# Credit Cards For New Expats



## ov.dxb (Jan 12, 2018)

Hi everyone!

I moved to Dubai mid 2017 and registered a freezone company. Getting a personal account was a headache and I'm still in the process of getting a business bank account (Every bank has a problem with my nationality and the fact that I'm a freezone establishment owner).

Recently, I've been looking into getting a credit card to balance up my finances and also build a credit profile in the UAE but no bank wants to give me a credit card, they all cite the fact that I have no credit cards from other bank or my company isn't listed.

Since my company isn't listed, do you know of any banks or finance houses that would provide me a card? I've tried RAKbank, Dunia Finance, NAJM, EmiratesNBD, Mashreq Bank (Where I have my personal account), Standard Chartered Bank etc and they have all found one reason not to give me a card especially because I don't have any existing credit card or loan from any other bank.

So any suggestions on how I can get any credit card for a start? Maybe a bank or finance house with more relaxed policies for new entrants like me?


----------



## IND_DXB (Jan 13, 2018)

Hi, Can I have you mobile number?


----------



## svgeorge (Jul 9, 2016)

Maybe try CBD Now? They do advertise that you can get a credit card in 24 hours.. btw, why don't you manage with your debit card for sometime.. it is great for the initial months when you sometimes tend to overspend on your credit card.. you can't do that on your debit card though


----------



## matpet (Dec 29, 2017)

Hello,

are there any offers in UAE like we have in Europe?

I have already from Europe:
Revolut - UK
N26 - Germany

We don't want credit (cards) from the banks just to be able to spend our own cash anywhere at anytime card providers like Revolut and N26 are perfect. Few minutes to register and cheaper than any bank.
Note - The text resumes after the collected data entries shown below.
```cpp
template <int NWT, int NBT>
__global__ __launch_bounds__(NWT * 64) void ridge_band_backtransform_kernel(
    const RidgeCellDesc* __restrict__ cells, int cell0, int ncells, int L, double* __restrict__ work,
    double* __restrict__ beta_out, int64_t ldo, const unsigned* __restrict__ syncw) {
  __shared__ double red[2][NWT][BB * BB];
  __shared__ double Vw[NWT][NBT][BB][LS];
  const int nch = (L + LC - 1) / LC;
  if ((int)blockIdx.x >= ncells * nch) return;
  const int cell = cell0 + (int)blockIdx.x / nch, ch = blockIdx.x % nch;
  const RidgeCellDesc cd = cells[cell];
  const int n = cd.n;
  const int lane = threadIdx.x & 63;
  const int wid = __builtin_amdgcn_readfirstlane(threadIdx.x >> 6);
  const int c16 = lane & 15, g4 = lane >> 4;
  BandWork bw(work + cd.work, n, L);
  const double* __restrict__ A = bw.A;
  const int l0 = ch * LC;
  const bool lok = c16 < min(LC, L - l0);
  const int nb = (n + 15) >> 4;
  const double* __restrict__ yc = bw.Yt + (int64_t)(l0 + (lok ? c16 : 0)) * n;
  {
    const int lc = min(LC, L - l0), pad = (int)(ldo - n);
    double* __restrict__ o = beta_out + cd.out + (int64_t)l0 * ldo + n;
    for (int e = threadIdx.x; e < lc * pad; e += NWT * 64) o[(int64_t)(e / pad) * ldo + e % pad] = 0.0;
  }
  const bool failed = syncw != nullptr && syncw[(int64_t)cell * COOP_SYNC + 1] != 0u;
  double4_t Y[NBT];
#pragma unroll
  for (int q = 0; q < NBT; ++q)
#pragma unroll
    for (int r = 0; r < 4; ++r) {
      const int i = 16 * (wid + NWT * q) + g4 + 4 * r;
      Y[q][r] = (lok && i < n) ? (failed ? __builtin_nan("") : yc[i]) : 0.0;
    }
  const int lda = band_npad(n);
  double vn[NBT][4], tn[4];
  auto fetch = [&](int p) {
    const int k0 = p * BB, r0 = k0 + BB, m = n - r0;
    const double* Ap = A + (int64_t)r0 * lda + k0;
#pragma unroll
    for (int q = 0; q < NBT; ++q) {
      const int b = wid + NWT * q;
#pragma unroll
      for (int r = 0; r < 4; ++r) {
        const int i = 16 * b - r0 + 4 * r + g4;
        const int ic = min(max(i, 0), m - 1);
        vn[q][r] = Ap[(int64_t)ic * lda + c16];
      }
    }
    const double* Tp = bw.T + (int64_t)p * BB * BB;
#pragma unroll
    for (int r = 0; r < 4; ++r) tn[r] = Tp[c16 * BB + 4 * r + g4];
  };
  const int np = (n - 1) / BB;
  if (np > 0) fetch(np - 1);
  for (int p = np - 1; p >= 0; --p) {
    double (*rp)[BB * BB] = red[p & 1];
    double va[NBT][4], tv[4];
    {
      const int m = n - (p * BB + BB);
#pragma unroll
      for (int q = 0; q < NBT; ++q) {
        const int b = wid + NWT * q;
        const bool live = b > p && b < nb;
#pragma unroll
        for (int r = 0; r < 4; ++r) {
          const int i = 16 * (b - p - 1) + 4 * r + g4;
          va[q][r] = (live && i < m && i >= c16) ? (i == c16 ? 1.0 : vn[q][r]) : 0.0;
        }
      }
    }
#pragma unroll
    for (int r = 0; r < 4; ++r) tv[r] = tn[r];
    if (p > 0) fetch(p - 1);
    double4_t Pp[2] = {{0.0, 0.0, 0.0, 0.0}, {0.0, 0.0, 0.0, 0.0}};
#pragma unroll
    for (int q = 0; q < NBT; ++q) {
      const int b = wid + NWT * q;
      if (b > p && b < nb) {
#pragma unroll
        for (int r = 0; r < 4; ++r) {
          Vw[wid][q][4 * r + g4][c16] = va[q][r];
          Pp[r & 1] = mfma_f64_16x16x4(va[q][r], Y[q][r], Pp[r & 1]);
        }
      }
    }
#pragma unroll
    for (int r = 0; r < 4; ++r) rp[wid][(g4 + 4 * r) * BB + c16] = Pp[0][r] + Pp[1][r];
    __syncthreads();
    double4_t Mm = {0.0, 0.0, 0.0, 0.0};
#pragma unroll
    for (int r = 0; r < 4; ++r) {
      double pv = 0.0;
#pragma unroll
      for (int w = 0; w < NWT; ++w) pv += rp[w][(4 * r + g4) * BB + c16];
      Mm = mfma_f64_16x16x4(tv[r], pv, Mm);
    }
#pragma unroll
    for (int q = 0; q < NBT; ++q) {
      const int b = wid + NWT * q;
      if (b > p && b < nb) {
        double4_t acc = {0.0, 0.0, 0.0, 0.0};
#pragma unroll
        for (int r = 0; r < 4; ++r) acc = mfma_f64_16x16x4(Vw[wid][q][c16][4 * r + g4], Mm[r], acc);
        Y[q] -= acc;
      }
    }
  }
  if (lok) {
    double* __restrict__ out = beta_out + cd.out + (int64_t)(l0 + c16) * ldo;
#pragma unroll
    for (int q = 0; q < NBT; ++q)
#pragma unroll
      for (int r = 0; r < 4; ++r) {
        const int i = 16 * (wid + NWT * q) + g4 + 4 * r;
        if (i < n) out[i] = Y[q][r];
      }
  }
}

}

extern "C" int64_t pfml_ridge_band_work_doubles(int n, int L) {
  const int64_t np = (n + BB - 1) / BB;
  const int64_t npad = band_npad(n);
  const int64_t coop = 2LL * npad * BB + BB * BB + (int64_t)(BNMAX / BB) * (BB * BB + BB);
  return npad * npad + (int64_t)n * LS + n + np * BB * BB + (int64_t)L * n + 15 +
         (int64_t)L * n * LS + coop;
}

extern "C" int pfml_ridge_band_nmax() { return BNMAX; }

namespace {
__global__ __launch_bounds__(NTR) void band_qr_bench_kernel(const double* __restrict__ P, int m,
                                                            int reps,
                                                            double* __restrict__ Aout,
                                                            double* __restrict__ Vout,
                                                            double* __restrict__ Tout,
                                                            long long* __restrict__ cyc) {
  __shared__ double Vs[BMP][LS];
  __shared__ double Gs[BB][LS];
  __shared__ double red[NWR][BB * BB];
  __shared__ double Ts[BB][LS];
  __shared__ double taus[BB];
  const int t = threadIdx.x;
  const int lda = m + BB;
  const double* Pb = P + (int64_t)blockIdx.x * m * BB;
  double* Ab = Aout + (int64_t)blockIdx.x * lda * lda;
  long long acc[8] = {0, 0, 0, 0, 0, 0, 0, 0};
  for (int rep = 0; rep < reps; ++rep) {
    for (int e = t; e < BMP * BB; e += NTR) {
      const int i = e / BB, c = e % BB;
      Vs[i][c] = (i < m) ? Pb[e] : 0.0;
    }
    __syncthreads();
    long long tk[6] = {0, 0, 0, 0, 0, 0};
    const long long t0 = (long long)__builtin_amdgcn_s_memtime();
    band_panel_hh(Ab, lda, 0, BB, m, Vs, Gs, &red[0][0], Ts, taus,
                  Tout + (int64_t)blockIdx.x * BB * BB, t == 0 ? tk : nullptr, Vs);
    __syncthreads();
    const long long t1 = (long long)__builtin_amdgcn_s_memtime();
    acc[0] += t1 - t0;
    acc[1] += tk[0] - t0;
    acc[2] += tk[1] - tk[0];
    acc[3] += t1 - tk[1];
    acc[4] += tk[2];
    acc[5] += tk[3];
    acc[6] += tk[4];
  }
  for (int e = t; e < m * BB; e += NTR) Vout[(int64_t)blockIdx.x * m * BB + e] = Vs[e / BB][e % BB];
  if (t == 0)
    for (int q = 0; q < 8; ++q) cyc[(int64_t)blockIdx.x * 8 + q] = acc[q] / (reps > 0 ? reps : 1);
}
}

extern "C" hipError_t pfml_band_qr_bench(const double* P, int m, int nblocks, int reps,
                                         double* Aout, double* Vout, double* Tout,
                                         long long* cyc, hipStream_t st) {
  if (m < 1 || m > BMP) return hipErrorInvalidValue;
  hipLaunchKernelGGL(band_qr_bench_kernel, dim3(nblocks), dim3(NTR), 0, st, P, m, reps, Aout,
                     Vout, Tout, cyc);
  return hipGetLastError();
}

static int g_coop_solo = 1;
extern "C" void pfml_coop_set_solo(int on) { g_coop_solo = on ? 1 : 0; }

extern "C" void pfml_coop_set_spin_max(unsigned n) { g_coop_spin_max = n ? n : COOP_SPIN_MAX; }

namespace {
template <int NWT, int NBT>
void bt_one(const RidgeCellDesc* cd, int c0, int nc, int L, double* work, double* beta_out,
            int64_t ldo, const unsigned* syncw, hipStream_t st) {
  const int nch = (L + LC - 1) / LC;
  hipLaunchKernelGGL((ridge_band_backtransform_kernel<NWT, NBT>), dim3(nc * nch), dim3(NWT * 64),
                     0, st, cd, c0, nc, L, work, beta_out, ldo, syncw);
}

int bt_class(int n) { return n <= 96 ? 0 : (n <= 192 ? 1 : (n <= 320 ? 2 : 3)); }

void ridge_band_bt_launch(const RidgeCellDesc* cd, const int* n_host, int ncells, int L,
                          double* work, double* beta_out, int64_t ldo, const unsigned* syncw,
                          hipStream_t st) {
  if (n_host == nullptr) {
    bt_one<NWB, NBW>(cd, 0, ncells, L, work, beta_out, ldo, syncw, st);
    return;
  }
  int c0 = 0;
  while (c0 < ncells) {
    const int k = bt_class(n_host[c0]);
    int c1 = c0 + 1;
    while (c1 < ncells && bt_class(n_host[c1]) == k) ++c1;
    switch (k) {
      case 0: bt_one<2, 3>(cd, c0, c1 - c0, L, work, beta_out, ldo, syncw, st); break;
      case 1: bt_one<4, 3>(cd, c0, c1 - c0, L, work, beta_out, ldo, syncw, st); break;
      case 2: bt_one<4, 5>(cd, c0, c1 - c0, L, work, beta_out, ldo, syncw, st); break;
      default: bt_one<NWB, NBW>(cd, c0, c1 - c0, L, work, beta_out, ldo, syncw, st); break;
    }
    c0 = c1;
  }
}
}

extern "C" hipError_t pfml_ridge_band_launch(const double* SD, int64_t ldS, const double* Sr,
                                             const void* cells, int ncells, const double* lvec,
                                             int L, double* work, double* beta_out, int64_t ldo,
                                             long long* tim, int* lu_list, int* lu_count,
                                             int lu_cap, const int* wgmap, int nwg,
                                             unsigned* syncw, const int* n_host,
                                             hipStream_t st) {
  const RidgeCellDesc* cd = static_cast<const RidgeCellDesc*>(cells);
  if (wgmap == nullptr || syncw == nullptr || nwg <= 0)
    return hipErrorInvalidValue;
  hipError_t e = hipMemsetAsync(syncw, 0, (size_t)ncells * COOP_SYNC * sizeof(unsigned), st);
  if (e != hipSuccess) return e;
  const bool solo = g_coop_solo != 0 && nwg == ncells;
#define COOP_LAUNCH(TIMED, SOLO)                                                            \
  hipLaunchKernelGGL((band_coop_kernel<TIMED, SOLO>), dim3(nwg), dim3(NTR), 0, st, SD, ldS, Sr, \
                     cd, L, work, wgmap, syncw, tim, g_coop_spin_max)
  if (tim != nullptr) {
    if (solo) COOP_LAUNCH(true, true);
    else COOP_LAUNCH(true, false);
  } else {
    if (solo) COOP_LAUNCH(false, true);
    else COOP_LAUNCH(false, false);
  }
#undef COOP_LAUNCH
  hipLaunchKernelGGL(ridge_band_solve_kernel, dim3(ncells * ((L + 15) / 16)), dim3(NTS), 0, st,
                     cd, lvec, L, work,
                     tim != nullptr ? tim + (int64_t)ncells * 8 : tim, ncells,
                     lu_count);
  if (lu_count != nullptr) {
    hipLaunchKernelGGL(band_lu_flag_kernel, dim3((ncells * L + 255) / 256), dim3(256), 0, st, cd,
                       ncells, L, work, lu_list, lu_count, lu_cap);
    hipLaunchKernelGGL(ridge_band_lu_kernel, dim3(LU_WG), dim3(64), 0, st, cd, lvec, L, work,
                       lu_list, lu_count, lu_cap);
  }
  const int nch = (L + LC - 1) / LC;
  ridge_band_bt_launch(cd, n_host, ncells, L, work, beta_out, ldo, syncw, st);
  return hipGetLastError();
}
```

Measured before the change: 9.353 million solves/s.

## Cut backtransform LDS and registers to raise occupancy, per-q prefetch

Shrinks the per-wave shared Vw buffer from NBT tiles to a single 16x16 tile reused per block, with wave-level barriers guarding the transpose through LDS. It drops the separate va/vn/tn register arrays, masks the V tile in place, loads T each step, and interleaves the next panel's fetch per q after each update. It also adds a min-waves-per-SIMD launch bound, a sched_barrier, 32-bit offset addressing and an opaque index to cut register pressure. The goal is higher occupancy and lower LDS use, at the cost of less prefetch distance and extra wave barriers.

```diff
diff --git a/jkmp22-machine-learning-and-the-implementable-efficient-frontier-replication_amd/csrc/ridge_band.hip b/jkmp22-machine-learning-and-the-implementable-efficient-frontier-replication_amd/csrc/ridge_band.hip
--- a/jkmp22-machine-learning-and-the-implementable-efficient-frontier-replication_amd/csrc/ridge_band.hip
+++ b/jkmp22-machine-learning-and-the-implementable-efficient-frontier-replication_amd/csrc/ridge_band.hip
@@ -1200,12 +1200,14 @@
 
 constexpr int NBW = (BNMAX / 16 + NWB - 1) / NWB;
 
+constexpr int BT_WPS = 4;
+
 template <int NWT, int NBT>
-__global__ __launch_bounds__(NWT * 64) void ridge_band_backtransform_kernel(
+__global__ __launch_bounds__(NWT * 64, BT_WPS) void ridge_band_backtransform_kernel(
     const RidgeCellDesc* __restrict__ cells, int cell0, int ncells, int L, double* __restrict__ work,
     double* __restrict__ beta_out, int64_t ldo, const unsigned* __restrict__ syncw) {
   __shared__ double red[2][NWT][BB * BB];
-  __shared__ double Vw[NWT][NBT][BB][LS];
+  __shared__ double Vw[NWT][BB][LS];
   const int nch = (L + LC - 1) / LC;
   if ((int)blockIdx.x >= ncells * nch) return;
   const int cell = cell0 + (int)blockIdx.x / nch, ch = blockIdx.x % nch;
@@ -1235,45 +1237,33 @@
       Y[q][r] = (lok && i < n) ? (failed ? __builtin_nan("") : yc[i]) : 0.0;
     }
   const int lda = band_npad(n);
-  double vn[NBT][4], tn[4];
-  auto fetch = [&](int p) {
+  double vv[NBT][4];
+  auto fetch = [&](int p, int q) {
     const int k0 = p * BB, r0 = k0 + BB, m = n - r0;
     const double* Ap = A + (int64_t)r0 * lda + k0;
-#pragma unroll
-    for (int q = 0; q < NBT; ++q) {
-      const int b = wid + NWT * q;
-#pragma unroll
-      for (int r = 0; r < 4; ++r) {
-        const int i = 16 * b - r0 + 4 * r + g4;
-        const int ic = min(max(i, 0), m - 1);
-        vn[q][r] = Ap[(int64_t)ic * lda + c16];
-      }
-    }
-    const double* Tp = bw.T + (int64_t)p * BB * BB;
-#pragma unroll
-    for (int r = 0; r < 4; ++r) tn[r] = Tp[c16 * BB + 4 * r + g4];
+    const int b = wid + NWT * q;
+#pragma unroll
+    for (int r = 0; r < 4; ++r) {
+      const int i = 16 * b - r0 + 4 * r + g4;
+      const int ic = min(max(i, 0), m - 1);
+      vv[q][r] = *reinterpret_cast<const double*>(reinterpret_cast<const char*>(Ap) +
+                                                  (unsigned)((ic * lda + c16) * 8));
+    }
   };
   const int np = (n - 1) / BB;
-  if (np > 0) fetch(np - 1);
+  if (np > 0) {
+#pragma unroll
+    for (int q = 0; q < NBT; ++q) fetch(np - 1, q);
+  }
   for (int p = np - 1; p >= 0; --p) {
     double (*rp)[BB * BB] = red[p & 1];
-    double va[NBT][4], tv[4];
+    double tv[4];
     {
-      const int m = n - (p * BB + BB);
-#pragma unroll
-      for (int q = 0; q < NBT; ++q) {
-        const int b = wid + NWT * q;
-        const bool live = b > p && b < nb;
-#pragma unroll
-        for (int r = 0; r < 4; ++r) {
-          const int i = 16 * (b - p - 1) + 4 * r + g4;
-          va[q][r] = (live && i < m && i >= c16) ? (i == c16 ? 1.0 : vn[q][r]) : 0.0;
-        }
-      }
-    }
-#pragma unroll
-    for (int r = 0; r < 4; ++r) tv[r] = tn[r];
-    if (p > 0) fetch(p - 1);
+      const double* Tp = bw.T + (int64_t)p * BB * BB;
+#pragma unroll
+      for (int r = 0; r < 4; ++r) tv[r] = Tp[c16 * BB + 4 * r + g4];
+    }
+    const int m = n - (p * BB + BB);
     double4_t Pp[2] = {{0.0, 0.0, 0.0, 0.0}, {0.0, 0.0, 0.0, 0.0}};
 #pragma unroll
     for (int q = 0; q < NBT; ++q) {
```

Does anyone have any experiences with similar offers in the region? Specially for those that are not yet residents or new residents. 

And some facts... Revolut exchange rate on Mastercard has never been matched by any exchange office or bank. Ever.


----------



## Adeelkhan (Jan 21, 2018)

IF you have funds coming in / out of your company / personal account, you can apply for credit card after 6 months. 

also register your company with banks, this way it will be easy for you and other employees to get credit cards


----------